House prices have nowhere to go but up as the imbalance as demand and supply in the property market are growing further apart, according to the RICS.
Over two-fifths (41 per cent) of chartered surveyors expect prices to grow in the next three months, the latest UK Residential Market Survey of the Royal Institution of Chartered Surveyors (RICS) shows.
In July, 44 per cent of surveyors reported price rises, while supply of fresh housing stock dropped further with 22 per cent of surveyors saying they had received fewer instructions last month.
Despite the shortage in supply, demand continues to grow. A quarter (25 per cent) of surveyors reported more enquiries from new buyers in July.
The way to close the widening gap between demand and supply is “a coherent and coordinated house building strategy across all tenures”, according to Jeremy Blackburn, RICS head of policy.
He says:
“This government has put home ownership at the very heart of its agenda, with Starter Homes and extending Right to Buy the strongest evidence of that ambition. However, this continues to be demand driven and fails to address the real issue of supply.
A coherent and coordinated house building strategy is required across all tenures. This should include measures that will kick-start the supply-side, such as mapping brownfield, addressing planning restrictions and creating a housing observatory to assess the underlying economic and social drivers of housing and provide the impetus for solutions.
The changes brought in through Fixing the Foundations, the Chancellor’s productivity plan, were welcome and refreshingly on the supply side – such as zonal planning, dispute resolution for S106 and local plan enforcement. But these alone are not a strategy for increasing housing supply across all tenures.
In the lettings market, tenant demand continued to rise while landlord instructions, despite increasing slightly, failed to keep pace once more. Consequently, 34 % of respondents expect rents to increase right across the UK with members in the West Midlands (4%) and the South East (3.3%), projecting the sharpest growth over the next twelve months.”

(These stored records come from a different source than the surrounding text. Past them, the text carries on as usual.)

HB_OK, HB_ERR_SINGULAR, HB_ERR_BAD_ARG, HB_ERR_UNSUPPORTED = 0, 1, 2, 3
HB_ERR_NO_DEVICE, HB_ERR_HIP, HB_ERR_MISMATCH, HB_ERR_RETRY = 4, 5, 6, 7
HB_DEC_COLLECTING, HB_DEC_DONE, HB_DEC_DISAGREE, HB_DEC_UNSUPPORTED, HB_DEC_PENDING = 0, 1, 2, 3, 4
HB_DEC_OPT_DEFER, HB_DEC_OPT_BESIDE = 1, 2
HB_EW_ADD, HB_EW_SUB, HB_EW_MUL, HB_EW_NEG = 0, 1, 2, 3
HB_EW_SELFTEST_BEAVER, HB_EW_SELFTEST_INV, HB_EW_SELFTEST_BROADCAST = 4, 5, 0x100
HB_PM_AUTO, HB_PM_DIRECT, HB_PM_NTT = 0, 1, 2
HB_PM_SELFTEST_SUMS, HB_PM_SELFTEST_POWERS, HB_PM_SELFTEST_TABLES, HB_PM_SELFTEST_MAC, HB_PM_SELFTEST_CONV = 0, 1, 2, 3, 4
HB_BF_SELFTEST_MASK, HB_BF_SELFTEST_SWITCH, HB_BF_SELFTEST_INDEX, HB_BF_SELFTEST_HALVE = 0, 1, 2, 3
HB_MIMC_SUB, HB_MIMC_PAIR = 1, 2
HB_MIMC_SELFTEST_PLAIN, HB_MIMC_SELFTEST_ROUND, HB_MIMC_SELFTEST_FIRST = 0, 1, 2
HB_JJ_SCALAR_BROADCAST, HB_JJ_POINT_BROADCAST = 1, 2
HB_JJ_SELFTEST_SCALAR_MUL, HB_JJ_SELFTEST_DOUBLE_TABLE, HB_JJ_SELFTEST_MASK, HB_JJ_SELFTEST_STAGE1 = 0, 1, 2, 3
HB_JJ_SELFTEST_STAGE2, HB_JJ_SELFTEST_STAGE3, HB_JJ_SELFTEST_SCALE = 4, 5, 6
HB_FXP_MOD, HB_FXP_TRUNC, HB_FXP_NEG_TRUNC = 0, 1, 2
HB_FXP_SELFTEST_MASK, HB_FXP_SELFTEST_TRUNC_PR, HB_FXP_SELFTEST_LEAVES = 0, 1, 2
HB_FXP_SELFTEST_CARRY_MASK, HB_FXP_SELFTEST_CARRY_COMBINE, HB_FXP_SELFTEST_FINISH = 3, 4, 5
# ... 35 lines not shown
_vp, _i, _i64, _sz = ctypes.c_void_p, ctypes.c_int, ctypes.c_int64, ctypes.c_size_t
_pp = ctypes.POINTER(ctypes.c_void_p)
SYMBOLS = {
    "hb_version": (_i, []),
    "hb_device_count": (_i, []),
    "hb_ctx_create": (_i, [_pp, _vp, _i, _i]),
    "hb_ctx_destroy": (None, [_vp]),
    "hb_last_error": (ctypes.c_char_p, [_vp]),
    "hb_ctx_cache_clear": (_i, [_vp]),
    "hb_ctx_cache_entries": (_i, [_vp]),
    "hb_elem_bytes": (_i, [_vp]),
    "hb_malloc": (_i, [_vp, _pp, _sz]),
    "hb_free": (_i, [_vp, _vp]),
    "hb_memcpy_h2d": (_i, [_vp, _vp, _vp, _sz, _vp]),
    "hb_memcpy_d2h": (_i, [_vp, _vp, _vp, _sz, _vp]),
    "hb_stream_sync": (_i, [_vp, _vp]),
    "hb_vand_matrix_create": (_i, [_vp, _vp, _i, _i, _pp, _vp]),
    "hb_vand_inverse_create": (_i, [_vp, _vp, _i, _pp, _vp]),
    "hb_matrix_from_host": (_i, [_vp, _vp, _i, _i, _pp, _vp]),
    "hb_matrix_to_host": (_i, [_vp, _vp, _vp, _vp]),
    "hb_matrix_destroy": (None, [_vp]),
    "hb_reduce": (_i, [_vp, _vp, _vp, _i64, _vp, _vp]),
    "hb_ew_op": (_i, [_vp, _i, _vp, _vp, _i, _vp, _i64, _vp]),
    "hb_ew_beaver": (_i, [_vp, _vp, _vp, _vp, _vp, _vp, _vp, _i64, _vp]),
    "hb_ew_inv": (_i, [_vp, _vp, _vp, _i64, _vp, _vp]),
    "hb_pm_power_sums": (_i, [_vp, _vp, _vp, _i64, _i, _i, _vp, _i, _vp, _vp]),
    "hb_pm_powers": (_i, [_vp, _vp, _vp, _i64, _i, _vp, _vp]),
    "hb_rf_newton": (_i, [_vp, _vp, _i, _vp, _vp]),
    "hb_rf_roots": (_i, [_vp, _vp, _i, ctypes.c_uint64, _vp, _vp, _vp]),
    "hb_bf_mask": (_i, [_vp, _vp, _vp, _vp, _vp, _i64, _i, _vp, _vp]),
    "hb_bf_switch": (_i, [_vp, _vp, _vp, _vp, _vp, _vp, _vp, _i64, _i, _vp, _vp]),
    "hb_mimc_plain": (_i, [_vp, _vp, _vp, _vp, _i, _vp, _i, _i, _vp, _i64, _vp]),
    "hb_mimc_first": (_i, [_vp, _vp, _vp, _vp, _i, _vp, _vp, _i64, _vp]),
    "hb_mimc_round": (_i, [_vp, _vp, _vp, _vp, _vp, _vp, _i, _i64, _vp, _vp, _i64, _vp]),
    "hb_jj_scalar_mul": (_i, [_vp, _vp, _i, _vp, _vp, _i, _vp, _vp, _vp, _vp, _i64, _vp]),
    "hb_jj_double_table": (_i, [_vp, _vp, _vp, _vp, _i, _vp, _vp, _vp, _i64, _vp, _vp]),
    "hb_jj_add_mask": (_i, [_vp, _vp, _vp, _vp, _vp, _vp, _vp, _i64, _vp, _i64, _vp]),
    "hb_jj_add_stage1": (_i, [_vp, _vp, _vp, _vp, _vp, _i64, _vp, _vp, _vp, _i64, _vp]),
    "hb_jj_add_stage2": (_i, [_vp, _vp, _vp, _vp, _vp, _i64, _vp, _vp, _vp, _vp, _vp, _i64, _vp]),
    "hb_jj_add_stage3": (_i, [_vp, _vp, _vp, _vp, _vp, _i64, _vp, _i64, _vp]),
    "hb_jj_add_finish": (_i, [_vp, _vp, _vp, _vp, _vp, _vp, _i64, _vp, _vp]),
    "hb_fxp_mask": (_i, [_vp, _vp, _vp, _i, _i, _i, _vp, _vp, _i64, _vp]),
    "hb_fxp_trunc_pr": (_i, [_vp, _vp, _vp, _vp, _i, _vp, _vp, _i64, _vp]),
    "hb_fxp_ltl_leaves": (_i, [_vp, _vp, _vp, _i, _vp, _vp, _i64, _vp]),
    "hb_fxp_carry_mask": (_i, [_vp, _vp, _vp, _i, _i, _vp, _vp, _vp, _i64, _vp]),
    "hb_fxp_carry_combine": (_i, [_vp, _vp, _vp, _vp, _i, _i, _vp, _vp, _vp, _vp, _vp, _i64, _vp]),
    "hb_fxp_div2m_finish": (_i, [_vp, _vp, _vp, _vp, _vp, _i, _vp, _i, _vp, _i64, _vp]),
    "hb_bd_leaves": (_i, [_vp, _vp, _vp, _i, _vp, _vp, _i64, _vp]),
    "hb_bd_prefix_mask": (_i, [_vp, _vp, _vp, _i, _i, _vp, _vp, _vp, _i64, _vp]),
    "hb_bd_prefix_combine": (_i, [_vp, _vp, _vp, _vp, _i, _i, _vp, _vp, _vp, _i64, _vp]),
    "hb_bd_sum_mask": (_i, [_vp, _vp, _vp, _vp, _i, _vp, _vp, _vp, _i64, _vp]),
    "hb_bd_sum_combine": (_i, [_vp, _vp, _vp, _vp, _vp, _i, _vp, _vp, _vp, _vp, _i64, _vp]),
    "hb_div_pair_mask": (_i, [_vp, _vp, _vp, _vp, _vp, _vp, _i64, _vp]),
    "hb_div_or_mask": (_i, [_vp, _vp, _i, _i, _i, _vp, _vp, _vp, _i64, _vp]),
    "hb_div_or_combine": (_i, [_vp, _vp, _vp, _i, _i, _i, _vp, _vp, _vp, _i64, _vp]),
    "hb_div_norm_mask": (_i, [_vp, _vp, _vp, _i, _vp, _vp, _vp, _vp, _vp, _i64, _vp]),
    "hb_div_product_step": (_i, [_vp, _i, _i, _vp, _vp, _vp, _vp, _vp, _vp, _vp, _vp, _vp, _i, _i, _i, _vp, _vp, _i64, _vp]),
    "hb_div_trunc_step": (_i, [_vp, _i, _i, _i, _vp, _vp, _i, _vp, _vp, _vp, _vp, _vp, _vp, _vp, _vp, _i64, _vp]),
    "hb_legendre": (_i, [_vp, _vp, _vp, _i64, _vp]),
    "hb_eq_mask1": (_i, [_vp, _vp, _vp, _vp, _vp, _vp, _vp, _vp, _vp, _vp, _i, _i64, _vp]),
    "hb_eq_mid": (_i, [_vp, _vp, _vp, _vp, _vp, _vp, _vp, _vp, _vp, _vp, _vp, _vp, _vp, _vp, _i, _i64, _vp]),
    "hb_eq_cshare": (_i, [_vp, _vp, _vp, _vp, _vp, _vp, _vp, _i, _i64, _vp]),
    "hb_eq_finish": (_i, [_vp, _vp, _vp, _i, _vp, _vp, _vp, _i, _i64, _vp]),
    "hb_lt_mask": (_i, [_vp, _vp, _vp, _vp, _vp, _i64, _vp]),
    "hb_lt_leaves": (_i, [_vp, _vp, _vp, _i, _i, _vp, _vp, _i64, _vp]),
    "hb_lt_xor_mask": (_i, [_vp, _vp, _vp, _vp, _vp, _vp, _vp, _vp, _i64, _vp]),
    "hb_lt_dmask": (_i, [_vp, _vp, _vp, _vp, _vp, _vp, _i, _vp, _vp, _vp, _vp, _vp, _vp, _i64, _vp]),
    "hb_lt_mid": (_i, [_vp, _vp, _vp, _vp, _i, _vp, _vp, _vp, _vp, _vp, _vp, _vp, _vp, _vp, _vp, _vp, _i64, _vp]),
    "hb_lt_xor_finish": (_i, [_vp, _vp, _vp, _vp, _vp, _vp, _vp, _vp, _i64, _vp]),
    "hb_off_mul_add": (_i, [_vp, _vp, _vp, _vp, _vp, _i64, _vp]),
    "hb_off_invsqrt_scale": (_i, [_vp, _vp, _vp, _i, _vp, _i64, _vp, _vp]),
    "hb_off_degree_check": (_i, [_vp, _vp, _i, _i64, _i, _vp, _vp]),
    "hb_mat_mul": (_i, [_vp, _vp, _vp, _vp, _i, _vp, _i64, _i, _i, _i, _vp]),
    "hb_mat_constants": (_i, [_i, _vp]),
    "hb_quick_interp_check": (_i, [_vp, _vp, _i, _vp, _i, _vp, _i, _vp, _i64, _i64, _i64, _vp, _vp, _vp]),
    "hb_quick_interp_check_map": (_i, [_vp, _vp, _i, _vp, _i, _vp, _i, _vp, _i64, _i64, _i64, _vp, _vp, _vp, _vp]),
    "hb_quick_dec_create": (_i, [_vp, _vp, _i, _pp, _vp]),
    "hb_quick_dec_arrivals": (_i, [_vp, _vp, _i, _i, _i, _vp]),
    "hb_quick_dec_decide": (_i, [_vp, _vp, _i, _vp, _i64, _i64, _i64, _vp, _vp, _vp, _vp]),
    "hb_quick_dec_launch": (_i, [_vp, _vp, _i, _vp, _i64, _i64, _i64, _vp, _vp]),
    "hb_quick_dec_verdict": (_i, [_vp, _vp, _vp]),
    "hb_quick_dec_beside": (_i, [_vp, _i]),
    "hb_quick_dec_destroy": (None, [_vp]),
    "hb_dec_create": (_i, [_vp, _vp, _i, _i, _i, _pp, _vp]),
    "hb_dec_begin": (_i, [_vp, _vp, _i64, _i, _vp, _vp, _i, _vp]),
    "hb_dec_arrived1": (_i, [_vp, _i]),
    "hb_dec_options": (_i, [_vp, _i]),
    "hb_dec_settle": (_i, [_vp]),
    "hb_dec_arrived": (_i, [_vp, _vp, _i, _vp, _vp]),
    "hb_dec_verdict": (_i, [_vp, _vp, _vp]),
    "hb_dec_arrivals_list": (_i, [_vp, _vp, _i, _vp]),
    "hb_dec_destroy": (None, [_vp]),
    "hb_wait_create": (_i, [_vp, _i, _pp]),
    "hb_wait_begin": (_i, [_vp, _vp, _i64, _i64, _i, _i, _i, _i, _vp, _vp, _vp]),
    "hb_wait_arrived1": (_i, [_vp, _i, _i]),
    "hb_wait_result": (_i, [_vp, _i, _vp, _vp, _i, _vp]),
    "hb_wait_destroy": (None, [_vp]),
    "hb_symbols_fetch": (_i, [_vp, _vp, _i, _i64, _i64, _vp, _i, _vp, _vp]),
    "hb_candidate_check": (_i, [_vp, _vp, _i, _vp, _i, _vp, _i64, _i64, _vp, _vp, _vp]),
    "hb_stream_after": (_i, [_vp, _vp, _vp]),
    "hb_side_stream": (_i, [_vp, _pp]),
    "hb_probe_create": (_i, [_vp, _vp, _i, _i, _pp, _vp]),
    "hb_probe_feed": (_i, [_vp, _vp, _i, _vp, _i64, _i64, _i, _vp, _vp, _vp]),
    "hb_probe_reset": (_i, [_vp]),
    "hb_probe_workgroups": (_i, [_vp, _i]),
    "hb_probe_points_fed": (_i, [_vp]),
    "hb_probe_destroy": (None, [_vp]),
    "hb_matvec": (_i, [_vp, _vp, _vp, HbView, _vp, _vp, HbView, _i64, _vp]),
    "hb_matvec_check": (_i, [_vp, _vp, _vp, HbView, _vp, _vp, HbView, _vp, _i, _vp, _i64, _vp]),
    "hb_vandermonde_batch_evaluate": (_i, [_vp, _vp, _i, _vp, _i64, _i, _vp, _vp]),
    "hb_vandermonde_batch_interpolate": (_i, [_vp, _vp, _i, _vp, _i64, _vp, _vp]),
    "hb_fft_batch_evaluate": (_i, [_vp, _vp, _i, _vp, _i64, _i, _i, _vp, _vp]),
    "hb_fft_batch_interpolate": (_i, [_vp, _vp, _i, _vp, _i, _vp, _i64, _vp, _vp]),
    "hb_gao_decode": (_i, [_vp, _vp, _i, _i, _vp, _i64, _vp, _vp, _vp, _vp, _vp]),
    "hb_wb_decode": (_i, [_vp, _vp, _i, _i, _vp, _vp, _i64, _vp, _vp, _vp, _vp]),
    "hb_sqrt_mod": (_i, [_vp, _vp, _i64, _vp, _vp, _vp]),
    "hb_open_plan_create": (_i, [_vp, _i, _i, _i, _vp, _vp, _i, _vp, _vp, _i, _i64, _pp, _vp]),
    "hb_open_r1_encode": (_i, [_vp, _vp, _i64, _vp, _vp]),
    "hb_open_r1_decode": (_i, [_vp, _vp, _i64, _vp, _vp]),
    "hb_open_r2_decode": (_i, [_vp, _vp, _i64, _vp, _vp]),
    "hb_open_status": (_i, [_vp, _vp]),
    "hb_open_plan_set_option": (_i, [_vp, _i, _i]),
    "hb_open_plan_get_option": (_i, [_vp, _i, _vp]),
    "hb_open_plan_destroy": (None, [_vp]),
    "hb_selftest_mulmod": (_i, [_vp, _i, _vp, _vp, _vp]),
    "hb_selftest_ew": (_i, [_vp, _i, _i, _vp, _vp, _i64]),
    "hb_selftest_pm": (_i, [_vp, _i, _i, _vp, _vp, _i64, _i, _i64, _vp]),
    "hb_selftest_bf": (_i, [_vp, _i, _i, _vp, _i64, _i, _vp]),
    "hb_selftest_mimc": (_i, [_vp, _i, _i, _vp, _vp, _i, _i, _i64, _vp, _i64]),
    "hb_selftest_jj": (_i, [_vp, _i, _i, _vp, _vp, _vp, _i, _i64, _vp, _i64]),
    "hb_selftest_fxp": (_i, [_vp, _i, _i, _vp, _vp, _vp, _i64]),
    "hb_selftest_bd": (_i, [_vp, _i, _i, _vp, _vp, _vp, _i64]),
    "hb_selftest_div": (_i, [_vp, _i, _i, _vp, _vp, _vp, _i64]),
    "hb_selftest_eq": (_i, [_vp, _i, _i, _vp, _vp, _vp, _i64]),
    "hb_selftest_lt": (_i, [_vp, _i, _i, _vp, _vp, _vp, _i64]),
    "hb_selftest_off": (_i, [_vp, _i, _i, _vp, _vp, _i64]),
    "hb_selftest_rf": (_i, [_vp, _i, _i, _vp, _vp, _vp]),
    "hb_selftest_mat": (_i, [_vp, _i, _i, _vp, _vp, _vp]),
}
DEBUG_SYMBOLS = {
    "hb_debug_mm8_create": (_i, [_vp, _vp, _i, _i, _pp]),
    "hb_debug_mm8_apply": (_i, [_vp, _vp, _vp, _i64, _i64, _i64, _vp, _i64, _i64, _i64, _i64, _vp, _vp]),
    "hb_debug_occupancy": (_i, [_i, _i, _vp, _vp]),
    "hb_debug_reload_env": (None, []),
    "hb_debug_pm_slab_bytes": (None, [_i64]),
    "hb_debug_rf_stats": (None, [_vp]),
    "hb_debug_rf_profile": (None, [_i]),
    "hb_debug_mat_split": (None, [_i]),
    "hb_debug_matvec_route": (_i, [_vp, _vp, _i64, _vp]),
    "hb_debug_fs_pack_rows": (_i, [_i, _i, _i, _vp, _vp]),
    "hb_debug_fs_pack_points": (_i, [_vp, _i, _i, _i, _vp, _vp]),
    "hb_debug_fs_slot": (_i, [_i, _i, _vp, _i, _i, _vp]),
    "hb_debug_fs_last_pack": (_i, []),
}

_lib = None


def load_library():
    global _lib
    if _lib is not None:
        return _lib
    import torch

    if torch.cuda.is_available():
        torch.cuda.init()
    if not os.path.exists(LIB_PATH):
        raise HbmpcBackendError(
            f"{LIB_PATH} not found: build it with honeybadgermpc_amd/csrc/build.sh "
            "(or __graft_entry__.build()).  There is no CPU fallback."
        )
    try:
        lib = ctypes.CDLL(LIB_PATH)
    except OSError as e:
        raise HbmpcBackendError(f"cannot load {LIB_PATH}: {e}") from e
    for name, (restype, argtypes) in list(SYMBOLS.items()) + list(DEBUG_SYMBOLS.items()):
        fn = getattr(lib, name)
        fn.restype = restype
        fn.argtypes = argtypes
    _lib = lib
    if _marshal is not None and hasattr(_marshal, "bind_dec"):
        _marshal.bind_dec(ctypes.cast(lib.hb_dec_arrived1, ctypes.c_void_p).value)
        if hasattr(_marshal, "bind_wait"):
            _marshal.bind_wait(ctypes.cast(lib.hb_wait_arrived1, ctypes.c_void_p).value)
    return lib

Commenting on the survey findings, RICS chief economist Simon Rubinsohn said:
“A renewed acceleration in house price inflation allied to a fairly flat trend in sales activity highlights the very real challenges being presented by the housing market.
More worrying still is the suspicion that the imbalance between supply and demand will lead to even strong price gains over the next twelve months. This is also visible in the firmer pattern in the buyer enquiries series which has now risen for four months in succession reflecting in part, a further modest easing in credit conditions.
This trend could be brought to a halt when base rates do eventually begin to rise but the dovish tone to the latest Bank of England Inflation Report suggests the first move will come a little later than previously thought likely and that subsequent increases will be very gradual indeed.”